Back then, the rent was $175 a month. Right now, it is for rent again — for $3,075 a month.

I found that out by happenstance when my wife and I took that shortcut while running errands the other day. The colorful flags out front caught my attention. The “open house” sign compelled me to stop.

Walking into the house I was struck with how small it was, barely over 900 square feet.

The tiny living quarters seemed like a gigantic dollhouse. If one person was washing dishes in the kitchen, another person could barely squeeze in between the sink and the refrigerator and stove.

And the lone bathroom was less than half the size of the kitchen. Imagine one bathroom for five people.

Yet we did it without any complaints for that was the size of all the houses that we rented: two bedrooms and one bath. My sister, being the only female child, always had one of the bedrooms. My parents had the other, while my brother and I shared the den.

At this house, however, my parents had the den, while I had the smallest bedroom. For the first time since he was a toddler, my 20-year-old brother had his own bedroom in the converted detached garage.

We never felt that we lacked anything. All the credit goes to our parents who, despite minimum financial means, always made sure we had food to eat, new clothes each school year, and presents for birthdays and Christmas.

When I first entered this house, I was still in elementary school; when I left, I was attending UCLA.

This was the house where my family got our first color television.

This was the house where I got a blue Schwinn Stingray bike for Christmas.

This was the house where a stray cat had a litter of kittens in a drawer of my parents’ dresser. From that litter, we kept one who ended up living for 18 years, keeping my mother company when she eventually lived alone.

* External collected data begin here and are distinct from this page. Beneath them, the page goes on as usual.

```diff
 static inline hipError_t launch(const pipe::Params& p, int num_cus, hipStream_t s) {
-  return launch_variant(p, p, 0, false, num_cus, s);
+  return launch_variant(p, p, false, false, num_cus, s);
 }
 
 static inline bool pair_compatible(const pipe::Params& a, const pipe::Params& b) {
@@ -387,8 +444,8 @@
   if ((p0.sgd.q8 != nullptr) != (p1.sgd.q8 != nullptr)) return hipErrorInvalidValue;
   const bool qt = p0.sgd.q8t != nullptr || p1.sgd.q8t != nullptr;
   if (qt && !p0.sgd.q8) return hipErrorInvalidValue;
-  return launch_variant(p0, p1, (p1.M / BM) * (p1.N / BN), qt, num_cus, s);
-}
-
-}
-}
+  return launch_variant(p0, p1, true, qt, num_cus, s);
+}
+
+}
+}
diff --git a/csrc/kernels/gemm_pipe.hip b/csrc/kernels/gemm_pipe.hip
--- a/csrc/kernels/gemm_pipe.hip
+++ b/csrc/kernels/gemm_pipe.hip
@@ -184,3 +184,25 @@
                                M1, N1, lda1, ldb1, ldc1, p1, buf1, sh1, q81, s81, nullptr, nullptr, K, lr, mom, wd,
                                stream);
 }
+
+DDPX_API int ddpx_wgrad_sgd_plan(int M0, int N0, int M1, int N1, int K, int fp8, int qt, int* bm, int* stages,
+                                 int* nsw, int* nmw) {
+  const bool pair = M1 > 0;
+  auto shape_ok = [&](int M, int N) { return M > 0 && N > 0 && M % 64 == 0 && N % wsgd::BN == 0; };
+  if (K != 64 * wsgd::NK || !shape_ok(M0, N0) || (pair && !shape_ok(M1, N1)) || (qt && !fp8)) return -20;
+  pipe::Params q0{}, q1{};
+  q0.M = M0, q0.N = N0, q0.K = K;
+  q1.M = pair ? M1 : M0, q1.N = pair ? N1 : N0, q1.K = K;
+  static unsigned char fp8_mark;
+  if (fp8) q0.sgd.q8 = q1.sgd.q8 = &fp8_mark;
+  int dev = 0, cus = 0;
+  if (hipGetDevice(&dev) != hipSuccess ||
+      hipDeviceGetAttribute(&cus, hipDeviceAttributeMultiprocessorCount, dev) != hipSuccess || cus <= 0)
+    cus = 256;
+  const wsgd::Variant v = wsgd::plan(q0, q1, pair, qt != 0, cus);
+  if (bm) *bm = v.bm;
+  if (stages) *stages = v.stages;
+  if (nsw) *nsw = v.nsw;
+  if (nmw) *nmw = v.nmw;
+  return 0;
+}
diff --git a/ddpx/ops/gemm.py b/ddpx/ops/gemm.py
--- a/ddpx/ops/gemm.py
+++ b/ddpx/ops/gemm.py
@@ -212,6 +212,20 @@
                            native.c_int, native.c_void_p, native.c_float, native.c_float, native.c_void_p)
 
 
+native.register_kernel_sig("ddpx_wgrad_sgd_plan", native.c_int, *([native.c_int] * 7 + [native.c_void_p] * 4))
+
+
+def wgrad_sgd_plan(M0, N0, M1=0, N1=0, K=512, fp8=False, transposed=False):
+    import ctypes
+    out = [ctypes.c_int(0) for _ in range(4)]
+    rc = native.kernels().ddpx_wgrad_sgd_plan(int(M0), int(N0), int(M1), int(N1), int(K), int(bool(fp8)),
+                                              int(bool(transposed)), *[ctypes.addressof(o) for o in out])
+    if rc == -20:
+        return None
+    native.check(rc, "ddpx_wgrad_sgd_plan")
+    return dict(zip(("bm", "stages", "nsw", "nmw"), (o.value for o in out)))
+
+
 def wgrad_sgd_pair(dy0, x0, sgd0, dy1, x1, sgd1, mx0=None, mx1=None, mxt0=None, mxt1=None) -> bool:
     for t, n in ((dy0, "dy0"), (x0, "x0"), (dy1, "dy1"), (x1, "x1")):
         _check_bf16_2d(t, n)
```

This was the house where my Dad was stricken with lung cancer, dying within a year. When I began living in the house, I had a 50-cent weekly allowance; when I left I was receiving Social Security survivor benefits.

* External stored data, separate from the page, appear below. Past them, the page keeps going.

__global__ void bn_bwd_finalize_sums_kernel(const double* __restrict__ local_sums, const double* __restrict__ global_sums, int C,
                                            const float* gamma, const float* invstd, float* dgamma, float* dbeta,
                                            int accumulate, float* coef) {
    const int c = blockIdx.x * blockDim.x + threadIdx.x;
    if (c >= C) return;
    const double count = global_sums[2 * C];
    bn_bwd_coef_channel(c, C, local_sums[c], local_sums[C + c], global_sums[c], global_sums[C + c], count, gamma, invstd, dgamma,
// ... 124 lines not shown
        const f32x4 mu = *reinterpret_cast<const f32x4*>(mean + c);
        const f32x4 is = *reinterpret_cast<const f32x4*>(invstd + c);
        f32x4 msc = {0.f, 0.f, 0.f, 0.f}, msh = msc;
        if (mask_ss) {
            msc = *reinterpret_cast<const f32x4*>(mask_ss + c);
            msh = *reinterpret_cast<const f32x4*>(mask_ss + C + c);
        }
        const int64_t p0 = (int64_t)blockIdx.x * BNB_PPB;
        const int64_t p1 = p0 + BNB_PPB < P ? p0 + BNB_PPB : P;
        for (int64_t p = p0 + prow; p < p1; p += BNB_UNROLL * R) {
            f32x4 g[BNB_UNROLL], o[BNB_UNROLL], yy[BNB_UNROLL];
            int mb[BNB_UNROLL];
#pragma unroll
            for (int u = 0; u < BNB_UNROLL; ++u) {
                const int64_t q = p + u * R < p1 ? p + u * R : p;
                g[u] = __builtin_nontemporal_load(reinterpret_cast<const f32x4*>(g_out + q * g_cs + c));
                if (mask_bits) mb[u] = mask_bits[(q * (C / 4) + (c >> 2)) >> 1] >> (4 * ((c >> 2) & 1));
                else if (act == ADH_ACT_RELU && !mask_ss) o[u] = __builtin_nontemporal_load(reinterpret_cast<const f32x4*>(out + q * out_cs + c));
                yy[u] = __builtin_nontemporal_load(reinterpret_cast<const f32x4*>(y + q * y_cs + c));
            }
#pragma unroll
            for (int u = 0; u < BNB_UNROLL; ++u) {
                if (p + u * R < p1) {
                    const f32x4 gg = bn_masked_grad(g[u], act, mask_bits != nullptr, mb[u], mask_ss != nullptr, yy[u], msc, msh, o[u]);
                    sg += gg;
                    sgx += gg * ((yy[u] - mu) * is);
                }
            }
        }
    }
    bn_block_fold(red, sg, sgx, CQ, R, c, C, partials);
  }
}

extern "C" int adh_bn_bwd_reduce(void* stream, const float* g_out, int g_cs, const float* out, int out_cs, int act,
                                 const float* y, int y_cs, const float* mean, const float* invstd, float* partials,
                                 int64_t P, int C, const float* mask_ss, const uint8_t* mask_bits) {
    if (!g_out || !y || !mean || !invstd || !partials || P < 1 || C < 4 || (C & 3) || C > 4096) return ADH_E_ARG;
    if (act == ADH_ACT_RELU && !out && !mask_ss && !mask_bits) return ADH_E_ARG;
    if (mask_bits && (((C / 4) & 1) || act != ADH_ACT_RELU)) return ADH_E_ARG;
    if (!adh_act_host_valid(act) || (act > ADH_ACT_RELU && !mask_ss)) return ADH_E_ARG;
    hipLaunchKernelGGL(bn_bwd_reduce_kernel, dim3(adh_bn_bwd_num_blocks(P, C)), dim3(256), 0, (hipStream_t)stream, g_out,
                       g_cs, out, out_cs, act, y, y_cs, mean, invstd, partials, P, C, mask_ss, mask_bits);
    return adh_check_launch();
}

How ironic that 14 months after my father passed away at UCLA Medical Center, I was hospitalized at the same facility for one month, my body attacked by psoriasis.

When we moved into the house in 1969, we were a family of five. When my mother and I moved out in 1976 after my brother and sister left, we were only two, moving into an apartment for the first time.

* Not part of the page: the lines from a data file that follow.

int llark_pack_conv_weight(const float* w, float* wp, int cout, int cin, int k, llark_stream_t stream);
int llark_conv1d_f32(const float* x, int n, int cin, int tin, const float* wp, const float* bias, int cout, int k,
                     int stride, int pad, int dil, float* y, int tout, llark_stream_t stream);
int llark_resblock_f32(const float* x, int n, int c, int t, const float* w1p, const float* b1, const float* w2p,
                       const float* b2, int dil, float* y, llark_stream_t stream);
int llark_codebook_norms_f32(const float* k, int bins, int emb, float* kk, llark_stream_t stream);
int llark_codebook_argmin(const float* x, int n, int emb, int t, const float* k, const float* kk, int bins,
                          int64_t* codes, float* min_dist, llark_stream_t stream);
void* llark_vqvae_plan_create(void);
void llark_vqvae_plan_destroy(void* plan);
int llark_vqvae_plan_add_conv(void* plan, const float* wp, const float* bias, int cin, int cout, int k, int stride, int pad);
int llark_vqvae_plan_add_resblock(void* plan, const float* w1p, const float* b1, const float* w2p, const float* b2, int width, int dil);
int llark_vqvae_encode(void* plan, const float* audio, int n, int t, float* buf0, float* buf1, long long buf_elems,
                       const float* codebook, const float* kk, int bins, int64_t* codes, int* t_out, llark_stream_t stream);
int llark_vqvae_stage_f16x2(const float* audio, const void* in_hi, const void* in_lo, int n, int cin, int tin, const float* w0_f32,
                            const void* w0_hi, const void* w0_lo, const float* b0, const void* wr_hi, const void* wr_lo,
                            const float* br, int depth, const int* dil, const void* wo_hi, const void* wo_lo, const float* bo,
                            const int* wexp, void* out_hi, void* out_lo, float* out_f32, llark_stream_t stream);
int llark_vqvae_pack_frag16(const float* w, int cout, int cin, int k, int perm1x1, int exp2, void* hi, void* lo, llark_stream_t stream);

int llark_codebook_argmin_tie(const float* x, int n, int emb, int t, const float* k, const float* kk, int bins, int64_t* codes,
                              float tie_a, float tie_b, int* flag_count, int* flag_list, int cap, llark_stream_t stream);
int llark_vqvae_fix_near_ties(void* plan, const float* audio, int n, int t_samples, int raw_to_tokens, const int* flag_list, int count,
                              int halo_tokens, int win_tokens, float* win, int* col, float* buf0, float* buf1, long long buf_elems,
                              const float* codebook, const float* kk, int bins, int64_t* codes, llark_stream_t stream);

int llark_prior_embed(const int64_t* z, int n, int t, int width, int bins, const float* x_emb, const float* pos_emb,
                      const float* x_cond, const float* y_cond, float* h, llark_stream_t stream);
int llark_layernorm_split_f16(const float* x, int ldx, int rows, int width, const float* gamma, const float* beta,
                              float eps, void* out_hi, void* out_lo, int ldo, llark_stream_t stream);
int llark_prior_attn(const float* qkv, int ldq, int n, int t, int n_state, int heads, int blocks, int pattern,
                     void* out_hi, void* out_lo, int ldo, llark_stream_t stream);
int llark_layernorm_split_lo8(const float* x, int ldx, int rows, int width, const float* gamma, const float* beta,
                              float eps, void* out_hi, int ldo, void* out_lo8, int ldo8, int sa, llark_stream_t stream);
int llark_prior_attn_lo8(const float* qkv, int ldq, int n, int t, int n_state, int heads, int blocks, int pattern,
                         void* out_hi, int ldo, void* out_lo8, int ldo8, int sa, llark_stream_t stream);
int llark_pool_window(const float* h, int n, int t, int width, int frame_len, float* out, int frames,
                      llark_stream_t stream);
int llark_pool_mean(const float* h, int n, int t, int width, const int* lens, float* out, llark_stream_t stream);
int llark_zero_pad16(void* plane, int rows, int ld, int from, llark_stream_t stream);

int llark_gemm16(int dtype, int split, int epilogue, const void* a_hi, const void* a_lo, int lda, const void* wt,
                 int ldw, const float* bias, int m, int n, int kp, float* c, int ldc, const float* resid, int ldr,
                 void* out_hi, void* out_lo, int ldo, llark_stream_t stream);
int llark_gemm16_ex(int variant, int dtype, int split, int epilogue, const void* a_hi, const void* a_lo, int lda,
                    const void* wt, int ldw, const float* bias, int m, int n, int kp, float* c, int ldc, const float* resid,
                    int ldr, void* out_hi, void* out_lo, int ldo, llark_stream_t stream);
int llark_gemm16_ws(int variant, int dtype, int split, int epilogue, const void* a_hi, const void* a_lo, int lda,
                    const void* wt, int ldw, const float* bias, int m, int n, int kp, float* c, int ldc, const float* resid,
                    int ldr, void* out_hi, void* out_lo, int ldo, llark_workspace_t ws, llark_stream_t stream);

int llark_gemm16_ln_takes(int m, int n, int kp);
int llark_gemm16_ln(int dtype, int epilogue, const void* a_hi, const void* a_lo, int lda, const void* wt, int ldw, const float* bias, int m,
                    int n, int kp, float* c, int ldc, const float* resid, int ldr, void* out_hi, void* out_lo, int ldo,
                    const float* ln_stat, const float* ln_vec, float* ln_part, llark_workspace_t ws, llark_stream_t stream);
int llark_ln_stats_finalize(const float* part, int rows, int nparts, int width, float eps, float* stat, llark_stream_t stream);
int llark_gemm16_ln_p(int dtype, int epilogue, const void* a_hi, const void* a_lo, int lda, const void* wt, int ldw, const float* bias, int m,
                      int n, int kp, float* c, int ldc, const float* resid, int ldr, void* out_hi, void* out_lo, int ldo,
                      const float* ln_stat, const float* ln_vec, float* ln_part, const float* ln_pred, llark_workspace_t ws, llark_stream_t stream);
int llark_ln_stats_finalize_p(const float* part, int rows, int nparts, int width, float eps, float* stat, float* pred, llark_stream_t stream);
int llark_gemm16_lnp_fragw(int dtype, const void* a_hi, const void* a_lo, int lda, const void* wfrag, const float* bias, int m, int n, int kp,
                           float* c, int ldc, const float* resid, int ldr, void* out_hi, void* out_lo, int ldo, const float* ln_vec,
                           float* ln_part, const float* ln_pred, llark_stream_t stream);
int llark_ln_row_pred(const float* x, int ldx, int rows, int width, float eps, float* pred, llark_stream_t stream);
int llark_gemm16_lo8(int epilogue, const void* a_hi, const void* a_lo8, int lda, int lda8, const void* wt, int ldw,
                     const void* w8, int ldw8, const float* bias, int m, int n, int kp, int sa, int sw, float* c, int ldc, const float* resid, int ldr,
                     void* out_hi, void* out_lo8, int ldo, int ldo8, llark_workspace_t ws, llark_stream_t stream);
int llark_pack_weight_lo8(const void* wt, int ldw, int n, int kp, int sw, void* out, int ldo, llark_stream_t stream);
int llark_pack_weight16_frag(const void* wt, int ldw, int n, int kp, void* dst, llark_stream_t stream);
int llark_gemm16_fragw(int variant, int dtype, int split, int epilogue, const void* a_hi, const void* a_lo, int lda,
                       const void* wfrag, const float* bias, int m, int n, int kp, float* c, int ldc, const float* resid,
                       int ldr, void* out_hi, void* out_lo, int ldo, llark_stream_t stream);
int llark_gemm16_fragw_whole_tiles(int split, int epilogue, int m, int n, int kp);
int llark_gemm16_fragw_rope_qkv(const void* a_hi, const void* a_lo, int lda, const void* wfrag, int kp, int batch, int s, int nh, int hd,
                                int pos0, const float* cos_t, const float* sin_t, int max_pos, void* q, void* k_cache, void* vt_cache,
                                void* q_lo, void* k_cache_lo, void* vt_cache_lo, int smax, llark_stream_t stream);
long long llark_gemm16_sk_scratch_bytes(void);
int llark_gemm16_fragw_sk(int variant, int dtype, int split, int epilogue, const void* a_hi, const void* a_lo, int lda,
                          const void* wfrag, const float* bias, int m, int n, int kp, float* c, int ldc, const float* resid,
                          int ldr, void* out_hi, void* out_lo, int ldo, void* scratch, long long scratch_bytes,
                          llark_stream_t stream);
int llark_gemm16_resid_rmsnorm(int dtype, int split, const void* a_hi, const void* a_lo, int lda, const void* wt, int ldw,
                               int m, int n, int kp, float* h, int ldh, const float* norm_w, float eps, void* x_hi,
                               void* x_lo, int ldx, llark_stream_t stream);
int llark_gemm16_rmsnorm_a(int dtype, int split, int epilogue, const float* x, int ldx, const float* norm_w, float eps,
                           const void* wt, int ldw, const float* bias, int m, int n, int kp, float* c, int ldc, void* out_hi,
                           void* out_lo, int ldo, llark_stream_t stream);
int llark_gemm16_batched(int dtype, int split, int epilogue, const void* a_hi, const void* a_lo, int lda, long long stride_a,
                         const void* wt, int ldw, long long stride_w, int m, int n, int kp, float* c, int ldc,
                         long long stride_c, void* out_hi, void* out_lo, int ldo, long long stride_o, int batch,
                         llark_stream_t stream);
int llark_pack_weight16(const void* w, int src_dtype, int transpose, int k, int n, void* wt, int dst_dtype, int ldw,
                        llark_stream_t stream);
int llark_split16(int dtype, const float* x, int ldx, int rows, int width, void* out_hi, void* out_lo, int ldo,
                  llark_stream_t stream);


int llark_embed_gather(const int64_t* ids, int rows, const void* table, int table_dtype, int vocab, int width,
                       float* out, int ldo, llark_stream_t stream);
int llark_rmsnorm_bf16(const float* x, int ldx, int rows, int width, const float* w, float eps, void* out_hi,
                       void* out_lo, int ldo, llark_stream_t stream);
int llark_rope_split_heads(const float* qkv, int batch, int s, int nh, int hd, int pos0, const float* cos_t,
                           const float* sin_t, int max_pos, void* q, void* k_cache, void* vt_cache, void* q_lo,
                           void* k_cache_lo, void* vt_cache_lo, int smax, llark_stream_t stream);
int llark_attn_prefill_bf16(const void* q, const void* k_cache, const void* vt_cache, const void* q_lo,
                            const void* k_cache_lo, const void* vt_cache_lo, int batch, int s, int nh, int hd, int past,
                            int smax, void* out, void* out_lo, llark_stream_t stream);
int llark_attn_decode_bf16(const void* q, const void* k_cache, const void* vt_cache, const void* q_lo,
                           const void* k_cache_lo, const void* vt_cache_lo, int batch, int nh, int hd, int total, int smax,
                           void* out, void* out_lo, llark_stream_t stream);
int llark_attn_prefill_bf16_alibi(const void* q, const void* k_cache, const void* vt_cache, const void* q_lo,
                                  const void* k_cache_lo, const void* vt_cache_lo, int batch, int s, int nh, int hd, int past,
                                  int smax, void* out, void* out_lo, const float* alibi_slopes, llark_stream_t stream);
int llark_attn_decode_bf16_alibi(const void* q, const void* k_cache, const void* vt_cache, const void* q_lo,
                                 const void* k_cache_lo, const void* vt_cache_lo, int batch, int nh, int hd, int total, int smax,
                                 void* out, void* out_lo, const float* alibi_slopes, llark_stream_t stream);

int llark_gemv16_dma(int split, int epilogue, const void* a_hi, const void* a_lo, int lda, const void* wt, int ldw, const float* bias,
                     int m, int n, int kp, float* c, int ldc, const float* resid, int ldr, void* out_hi, void* out_lo, int ldo,
                     llark_stream_t stream);
int llark_gemv16_dma_rmsnorm(int split, int epilogue, const float* x, int ldx, const float* norm_w, float eps, const void* wt, int ldw,
                             const float* bias, int m, int n, int kp, float* c, int ldc, void* out_hi, void* out_lo, int ldo,
                             llark_stream_t stream);

int llark_gemm16_t(int dtype, int epilogue, int trans_a, int trans_b, const void* a, int lda, const void* wt, int ldw, int m, int n,
                   int kp, float* c, int ldc, const float* resid, int ldr, llark_stream_t stream);
int llark_gemm16_t_sumsq(int dtype, int epilogue, int trans_a, int trans_b, const void* a, int lda, const void* wt, int ldw, int m, int n,
                         int kp, float* c, int ldc, const float* resid, int ldr, double* sumsq, llark_stream_t stream);

int llark_gemm16_t_ex(int variant, int dtype, int epilogue, int trans_a, int trans_b, const void* a, int lda, const void* wt, int ldw, int m,
                      int n, int kp, float* c, int ldc, const float* resid, int ldr, double* sumsq, llark_stream_t stream);

int llark_attn_prefill_bf16_lse(const void* q, const void* k_cache, const void* vt_cache, int batch, int s, int nh, int hd,
                                int smax, void* out, float* lse, const float* alibi_slopes, llark_stream_t stream);
int llark_attn_backward_bf16(const void* q, const void* k_cache, const void* v_rm, const void* dO, const void* o, const float* lse,
                             float* dsum, int batch, int s, int nh, int hd, int smax, float* dq, float* dk, float* dv,
                             const float* alibi_slopes, llark_stream_t stream);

In that period of time, the nation witnessed the first moon landing, the end of the Vietnam War, Watergate, President Nixon’s resignation, and the bicentennial celebration. Locally, the 1971 Sylmar earthquake reminded Angelenos of the ground’s instability.

I entered that house a boy and exited a man, with too much growing up in between.

It is a cruel reality that people cannot grasp sense of their lives as they are living them.

It is not until years have passed that allows us the perspective of our narrative, to look back over the entire tapestry of experiences and to think: My God, how amazing that we lived in that house and still remained a close-knit family, weathering the storms that banged at the door of our domicile.